Site Reliability Engineer Lekki, Nigeria
Nomba is a leading payments company with a mission to revolutionise the way businesses manage their financial transactions and affairs. We provide innovative, secure, and user-friendly solutions that enable businesses to streamline their payment processes, optimise their financial operations, and grow their businesses with confidence.
As a Site Reliability Engineer at Nomba, you will play a crucial role in bridging the gap between software development and IT operations, with a strong focus on solving IT operations problems using software engineering. You will be responsible for designing, implementing, and maintaining the infrastructure, tools, and processes required to support our development and deployment pipelines. You will react in real time to production incidents and work to contain and resolve them as quickly as possible. Your expertise in automation, cloud technologies, and continuous integration/continuous deployment (CI/CD) will ensure that our software is delivered efficiently, reliably, and at scale.
About the role
Implement and maintain highly available, scalable, and secure production systems, emphasising automation and Infrastructure as Code (IaC) principles.

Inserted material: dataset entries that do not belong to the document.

# AbbVie-ComputationalGenomics/SAIGEgds

Measured on AMD Instinct MI355X. Metric: variants/sec seqAssocGLMM_SPA at N=430K; achieved HBM GB/s vs roofline, higher is better.
Workload: dtype f64

## Files before the change

saigegds_amd/csrc/dev_common.h:

```cpp
#pragma once
#include "s3_layout.h"

struct RowsRef {
	const uint8_t *base;
	size_t bpv;
	int ntile;
	const unsigned *cptr, *cidx;
	const uint8_t *corient;
};
__device__ __forceinline__ size_t rr_piece(const RowsRef &rr, size_t j, size_t p)
{
	return rr.ntile ? s3_piece_off(j, p, rr.ntile) : j * rr.bpv + p * 16;
}
__device__ __forceinline__ size_t rr_row_bytes(const RowsRef &rr) { return rr.ntile ? (size_t)rr.ntile * 64 : rr.bpv; }
__device__ __forceinline__ const uint8_t *rr_row(const RowsRef &rr, size_t j) { return rr.base + j * rr.bpv; }


struct DevModel {
	int N, K, P, quant;
	double tau0, r;
	double thr_maf, thr_mac, thr_missing, thr_spa;
	const double *F;
	const double *X;
	const double *y;
// ... 247 lines not shown
__device__ __forceinline__ VarHead make_head(const DevModel &md, double AC, int Num)
{
	VarHead h;
	const int N = md.N;
	h.AC = AC; h.Num = Num;
	h.AF = (Num > 0) ? (AC / (2 * Num)) : NAN;
	const double maf = fmin(h.AF, 1 - h.AF);
	h.mac = fmin(AC, 2 * Num - AC);
	const double missing = double(N - Num) / N;
	h.pass = (Num > 0) && (maf > 0) && (maf >= md.thr_maf) && (h.mac >= md.thr_mac) &&
		(missing <= md.thr_missing);
	h.minus = h.AF > 0.5;
	const double imp = 2 * h.AF;
	if (h.minus) { h.lut[0] = 2; h.lut[1] = 1; h.lut[2] = 0; h.lut[3] = 2 - imp; }
	else         { h.lut[0] = 0; h.lut[1] = 1; h.lut[2] = 2; h.lut[3] = imp; }
	return h;
}

#define SPA4_TIER_X 0.45
#define SPA5_NNZ 8192
#define SPA5_EXACT_X 1.2
template <int K>
__device__ __forceinline__ int spa_tier(const DevModel &md, int nnz, double S, double var2, double AC2, const double (&c)[KMAX])
{
	double bmax = 0;
#pragma unroll
	for (int k = 0; k < K; k++) bmax += fabs(c[k]) * md.Xabs[k];
	const double t1 = fabs(S) * sqrt(AC2) / (sqrt(md.r) * var2);
	const double x = 1.5 * t1 * (2.0 + bmax) / sqrt(AC2);
	if (nnz <= SPA5_NNZ) return (x <= SPA5_EXACT_X) ? 2 : 3;
	return (x <= SPA4_TIER_X) ? 0 : 1;
}

template <int K>
__device__ __forceinline__ void spa_push(const DevModel &md, SpaRec *recs, int *counters, int btop, int *fb_series,
	int *fb_exact, int j, int minus, double AC2, int nnz, const double (&lut)[4], double pn, double S, double var2,
	const double (&c)[KMAX])
{
	const int tier = btop > 0 ? spa_tier<K>(md, nnz, S, var2, AC2, c) : 0;
	int slot;
	if (tier >= 2) {
		slot = btop + atomicAdd(&counters[5], 1);
		if (tier == 2) fb_series[atomicAdd(&counters[3], 1)] = slot;
		else fb_exact[atomicAdd(&counters[4], 1)] = slot;
	} else {
		slot = tier ? btop - 1 - atomicAdd(&counters[7], 1) : atomicAdd(&counters[0], 1);
	}
	SpaRec *r = recs + slot;
	r->j = j; r->minus = minus; r->nnz = nnz; r->has_gmu = 0;
#pragma unroll
	for (int k = 0; k < 4; k++) r->lut[k] = lut[k];
	r->AC2 = AC2; r->p_noadj = pn; r->S = S; r->var2 = var2; r->sum_gmu = 0;
	r->tscale = spa_tscale(S, var2, AC2, md.r);
#pragma unroll
	for (int k = 0; k < KMAX; k++) r->c[k] = c[k];
}

template <int K>
__device__ __forceinline__ int score_epilogue(const DevModel &md, const VarHead &h, const double (&acc)[2 * K + 2],
	double *out, double (&c_out)[KMAX], double *p_noadj_out, double *S_out, double *var2_out)
{
	const double s = acc[2 * K], w = acc[2 * K + 1];
	double quad = 0, ec = 0, sac = 0;
#pragma unroll
	for (int a = 0; a < K; a++) {
		const double ca = acc[a];
#pragma unroll
		for (int b = 0; b < K; b++) quad += ca * acc[b] * md.XVX[a * K + b];
		ec += acc[K + a] * ca;
		sac += md.S_a[a] * ca;
	}
	const double var2 = quad + w - 2 * ec;
	const double S = s - sac;
	double pval, beta;
	if (md.quant) {
		const double inv_sqrt_mac = 1.0 / sqrt(h.mac), inv_mac = 1.0 / h.mac;
		const double var1 = var2 * inv_mac * md.r;
// ... 49 lines not shown
```

saigegds_amd/csrc/host_init.h:

```cpp
extern "C" const char *sgx_version(void) { return "saigehip 0.1 (gfx950)"; }
extern "C" const char *sgx_last_error(void) { return g_err.c_str(); }

extern "C" int sgx_device_count(void)
{
	int n = 0;
	if (hipGetDeviceCount(&n) != hipSuccess) return 0;
	return n;
}

extern "C" size_t sgx_row_stride(int32_t n_samp)
{
	return (size_t)((n_samp + 511) / 512) * 128;
}

static double thr_or(double v, double dflt) { return std::isfinite(v) ? v : dflt; }

extern "C" int sgx_set_thresholds(sgx_handle *h, double maf, double mac, double missing,
	double spa_pval)
{
	if (!h) return fail(SGX_EINVAL, "sgx_set_thresholds: NULL handle");
	h->md.thr_maf = thr_or(maf, -1);
	h->md.thr_mac = thr_or(mac, -1);
	h->md.thr_missing = thr_or(missing, 1);
	h->md.thr_spa = thr_or(spa_pval, 0.05);
// ... 324 lines not shown
		if (h->pin_valid[b]) (void)hipHostFree(h->pin_valid[b]);
	}
	(void)hipFree(h->pipe_flag);
	if (h->h_pipe_flag) (void)hipHostFree(h->h_pipe_flag);
	if (h->ev_h2d) (void)hipEventDestroy(h->ev_h2d);
	for (int k = 0; k < 2; k++) { if (h->ev_copy[k]) (void)hipEventDestroy(h->ev_copy[k]); if (h->ev_done[k]) (void)hipEventDestroy(h->ev_done[k]); }
	if (h->cstream) (void)hipStreamDestroy(h->cstream);
	(void)hipFree(h->stage_in); (void)hipFree(h->stage_out); (void)hipFree(h->stage_valid); (void)hipFree(h->stage_pk); (void)hipFree(h->ds_part);
	if (h->h_counters) (void)hipHostFree(h->h_counters);
	for (int i = 0; i < 3; i++) if (h->ev[i]) (void)hipEventDestroy(h->ev[i]);
	for (int i = 0; i < 2; i++) if (h->evk[i]) (void)hipEventDestroy(h->evk[i]);
	if (h->ev_lists) (void)hipEventDestroy(h->ev_lists);
	if (h->s3_side) { (void)hipStreamSynchronize(h->s3_side); (void)hipStreamDestroy(h->s3_side); }
	if (h->hstream) { (void)hipStreamSynchronize(h->hstream); (void)hipStreamDestroy(h->hstream); }
	if (h->s3_fork) (void)hipEventDestroy(h->s3_fork);
	if (h->s3_join) (void)hipEventDestroy(h->s3_join);
	if (h->stream) (void)hipStreamDestroy(h->stream);
	delete h;
}

static int ensure_recs(sgx_handle *h, size_t n)
{
	if (n <= h->recs_cap) return SGX_OK;
	HIPCHK(hipStreamSynchronize(h->stream));
	if (h->recs) HIPCHK(hipFree(h->recs));
	if (h->fallback) HIPCHK(hipFree(h->fallback));
	h->recs = nullptr; h->fallback = nullptr; h->recs_cap = 0;
	HIPCHK(hipMalloc((void **)&h->recs, 3 * n * sizeof(SpaRec)));
	HIPCHK(hipMalloc((void **)&h->fallback, n * sizeof(int)));
	if (!h->md.quant) {
		if (h->fb_spa2) HIPCHK(hipFree(h->fb_spa2));
		h->fb_spa2 = nullptr;
		h->nseg = (h->md.N + spa_seg(h->md.K) - 1) / spa_seg(h->md.K);
		HIPCHK(hipMalloc((void **)&h->fb_spa2, n * sizeof(int)));
		if (h->fb_x2) HIPCHK(hipFree(h->fb_x2));
		h->fb_x2 = nullptr;
		HIPCHK(hipMalloc((void **)&h->fb_x2, n * sizeof(int)));
		if (h->seg4) HIPCHK(hipFree(h->seg4));
		h->seg4 = nullptr;
		h->vcap4 = (int)std::min<size_t>(n, 65536);
		h->nround4 = (int)((n + h->vcap4 - 1) / h->vcap4);
		HIPCHK(hipMalloc((void **)&h->seg4, (size_t)h->nseg * SPA4_NSMAX * h->vcap4 * sizeof(double)));
	}
	if (h->mf_ok) {
		if (h->mf_acc) HIPCHK(hipFree(h->mf_acc));
		h->mf_acc = nullptr;
		HIPCHK(hipMalloc((void **)&h->mf_acc, n * (size_t)(2 * h->mfe.acc_stride - 16) * sizeof(int)));
	}
	h->recs_cap = n;
	return SGX_OK;
}
```

saigegds_amd/csrc/host_lanes.h:

```cpp
extern "C" int sgx_set_option(sgx_handle *h, const char *name, long long value)
{
	if (!h || !name) return fail(SGX_EINVAL, "sgx_set_option: NULL argument");
	const std::string n(name);
	if (n == "score_v1") h->force_v1 = value != 0;
	else if (n == "force_dense") h->force_dense = value != 0;
	else if (n == "spa_exact") h->force_exact = value != 0;
	else if (n == "pipe_mb") { if (value < 0 || value > 65536) return fail(SGX_EINVAL, "pipe_mb out of range"); h->pipe_bytes = (size_t)value << 20; return SGX_OK; }
	else if (n == "spa_abl") h->spa_abl = (int)value;
	else if (n == "guard_exp") { if (value < 0 || value > 300) return fail(SGX_EINVAL, "guard_exp must be 0..300"); h->guard_tol = std::pow(10.0, -(double)value); }
	else if (n == "three_plane") { if (value < -1 || value > 1) return fail(SGX_EINVAL, "three_plane must be -1 (automatic), 0 or 1"); h->dense_opt = (int)value; return SGX_OK; }
	else if (n == "lanes") {
		if (value < 1 || value > 4) return fail(SGX_EINVAL, "lanes must be 1..4");
		if (h->owner) return fail(SGX_EINVAL, "lanes: not on a twin");
		int rc = sgx_sync(h);
		if (rc) return rc;
		for (int i = (int)value - 1; i < 3; i++) if (h->twins[i]) { sgx_free(h->twins[i]); h->twins[i] = nullptr; }
		for (int i = 0; i < (int)value - 1; i++) {
			if (h->twins[i]) continue;
			sgx_handle *t = new sgx_handle();
			t->device = h->device; t->md = h->md; t->mf_ok = h->mf_ok; t->mfe = h->mfe;
			for (int g = 0; g < MF_MAXG; g++) { t->mf[g] = h->mf[g]; t->mf_nbfv[g] = h->mf_nbfv[g]; }
			t->dF = h->dF; t->dX = h->dX; t->dy = h->dy; t->dmu = h->dmu; t->dmu2 = h->dmu2; t->dXM = h->dXM; t->dFl = h->dFl; t->dQ = h->dQ;
			t->shares_model = true; t->owner = h;
			t->force_dense = h->force_dense; t->force_v1 = h->force_v1; t->force_exact = h->force_exact;
// ... 20 lines not shown
	into.score_launches += x.score_launches; into.spa_launches += x.spa_launches;
	into.three_plane += x.three_plane; into.n_unlisted += x.n_unlisted; into.n_guarded += x.n_guarded;
}

static int sync_lane(sgx_handle *h)
{
	int rc = set_dev(h);
	if (rc) return rc;
	HIPCHK(hipStreamSynchronize(h->stream));
	if (h->pend_dense.active) {
		h->pend_dense.active = false;
		if (h->stats_pending && h->h_counters[2] > 0) {
			rc = launch_pending_dense(h);
			if (rc) return rc;
			HIPCHK(hipStreamSynchronize(h->stream));
		}
	}
	if (h->stats_pending) {
		h->stats.n_spa = (uint64_t)(h->h_counters[0] + h->h_counters[7] - h->h_counters[6] + h->h_counters[5]);
		h->stats.n_valid = (uint64_t)h->h_counters[1];
		h->stats.n_spa_dense = (uint64_t)h->h_counters[2];
		h->stats.n_spa_slow = (uint64_t)h->h_counters[4];
		h->stats.three_plane = h->form == FORM_THREE ? 1u : 0u;
		h->stats.n_guarded = (uint32_t)h->h_counters[21];
		h->stats.n_unlisted = (uint32_t)h->h_counters[23] - h->stats.n_guarded;
		if (h->form != FORM_FP64) {
			sgx_handle *p = h->owner ? h->owner : h;
			const double frac = 64.0 * (double)h->h_counters[22] / ((double)std::max<uint64_t>(1, h->stats.n_variants) * (double)h->md.N);
			const bool over = (uint64_t)h->stats.n_unlisted * 32 > h->stats.n_variants;
			if (h->form != FORM_THREE && (frac > SGX_DENSE_ON || over)) p->dense_mode = true;
			else if (h->form == FORM_THREE && frac < SGX_DENSE_OFF) p->dense_mode = false;
		}
#ifdef SPA5_PROF
		fprintf(stderr, "routing: tier A %d, tier B %d (of them handed on by A: %d), per-variant kernels %d (series list %d, exact list %d), dense %d\n",
			h->h_counters[0], h->h_counters[7], h->h_counters[6], h->h_counters[5], h->h_counters[3], h->h_counters[4], h->h_counters[2]);
		fprintf(stderr, "spa5 phases (10 ns ticks summed over variants): series kernel %d variants: stage %d count %d index %d gather %d series %d (sweep %d sum %d solve %d) | exact kernel %d variants: stage %d count %d index %d gather %d - sweeps %d\n",
			h->h_counters[3], h->h_counters[8], h->h_counters[9], h->h_counters[10], h->h_counters[11], h->h_counters[12], h->h_counters[13], h->h_counters[14], h->h_counters[15],
			h->h_counters[4], h->h_counters[16], h->h_counters[17], h->h_counters[18], h->h_counters[19], h->h_counters[21]);
#endif
		float a = 0, b = 0, c = 0;
		(void)hipEventElapsedTime(&a, h->ev[0], h->ev[1]);
		(void)hipEventElapsedTime(&b, h->ev[1], h->ev[2]);
		(void)hipEventElapsedTime(&c, h->ev[0], h->ev[2]);
		h->stats.ms_score = a; h->stats.ms_spa = b; h->stats.ms_total = c;
		float k = 0;
		if (h->evk_set) (void)hipEventElapsedTime(&k, h->evk[0], h->evk[1]);
		h->stats.ms_kernel = k; h->evk_set = false;
		float l = 0;
		if (h->lists_timed) { (void)hipEventElapsedTime(&l, h->ev_lists, h->ev[0]); h->stats.ms_total += l; }
		h->stats.ms_lists = l; h->lists_timed = false;
		h->stats_pending = false;
		sgx_handle *p = h->owner ? h->owner : h;
		stats_add(p->total, h->stats);
		p->total_calls++;
	}
	return SGX_OK;
}

extern "C" int sgx_sync(sgx_handle *h)
{
	if (!h) return fail(SGX_EINVAL, "sgx_sync: NULL handle");
	int rc = sync_lane(h);
	for (sgx_handle *t : h->twins) if (!rc && t) rc = sync_lane(t);
	return rc;
}

extern "C" int sgx_get_stats(sgx_handle *h, sgx_stats *st)
{
	if (!h || !st) return fail(SGX_EINVAL, "sgx_get_stats: NULL argument");
	int rc = sgx_sync(h);
	if (rc) return rc;
// ... 15 lines not shown
```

Collaborate with software development teams to influence the architecture and design of applications for better scalability, reliability, and performance.
Develop and maintain monitoring, alerting, and logging solutions to proactively detect and resolve system issues.
Respond to incidents and outages, conducting root cause analysis, and implementing preventative measures to minimize future occurrences.
Participate in on-call rotations and provide timely response to critical incidents.
Continuously improve system performance through performance tuning, capacity planning, and load testing.
Implement security best practices, ensuring that systems are compliant with industry standards and regulations.
Automate routine operational tasks using scripting and programming languages.
Work with cross-functional teams to define and document operational procedures and runbooks.
Contribute to the improvement of the CI/CD pipelines to ensure seamless deployments.
Keep abreast of industry trends, emerging technologies, and best practices in SRE and cloud infrastructure management.
Bachelor's degree in Computer Science, Engineering, or a related field (or equivalent practical experience).
Proven experience as a Site Reliability Engineer, DevOps Engineer, or a similar role managing large-scale, highly available production systems.
Solid experience with cloud platforms (e.g., AWS, Azure, GCP), including proficiency in provisioning and managing resources.
Strong understanding of Linux/Unix systems and command-line utilities.
Proficiency in at least one programming or scripting language (e.g., Python, Ruby, Bash, PowerShell).
Experience with Infrastructure as Code (IaC) tools like Terraform or CloudFormation.
Knowledge of containerization and orchestration technologies (e.g., Docker, Kubernetes).
Familiarity with monitoring tools and concepts (e.g., Prometheus, Grafana, ELK stack).
Understanding of networking protocols, load balancing, and firewalls.
Strong problem-solving and troubleshooting skills, with a focus on root cause analysis.
Excellent communication and collaboration skills to work effectively with cross-functional teams.
Nice to have
Relevant certifications in SRE, DevOps, or cloud technologies.
Experience with databases and data management (e.g., SQL, NoSQL, caching systems).
Knowledge of configuration management tools (e.g., Ansible, Puppet, Chef).
Understanding of Agile methodologies and experience in Agile/Scrum environments.
Familiarity with security practices and compliance frameworks.
Note: The job description provided is a general overview and may be customised to align with the specific needs and requirements of the company and its ongoing projects.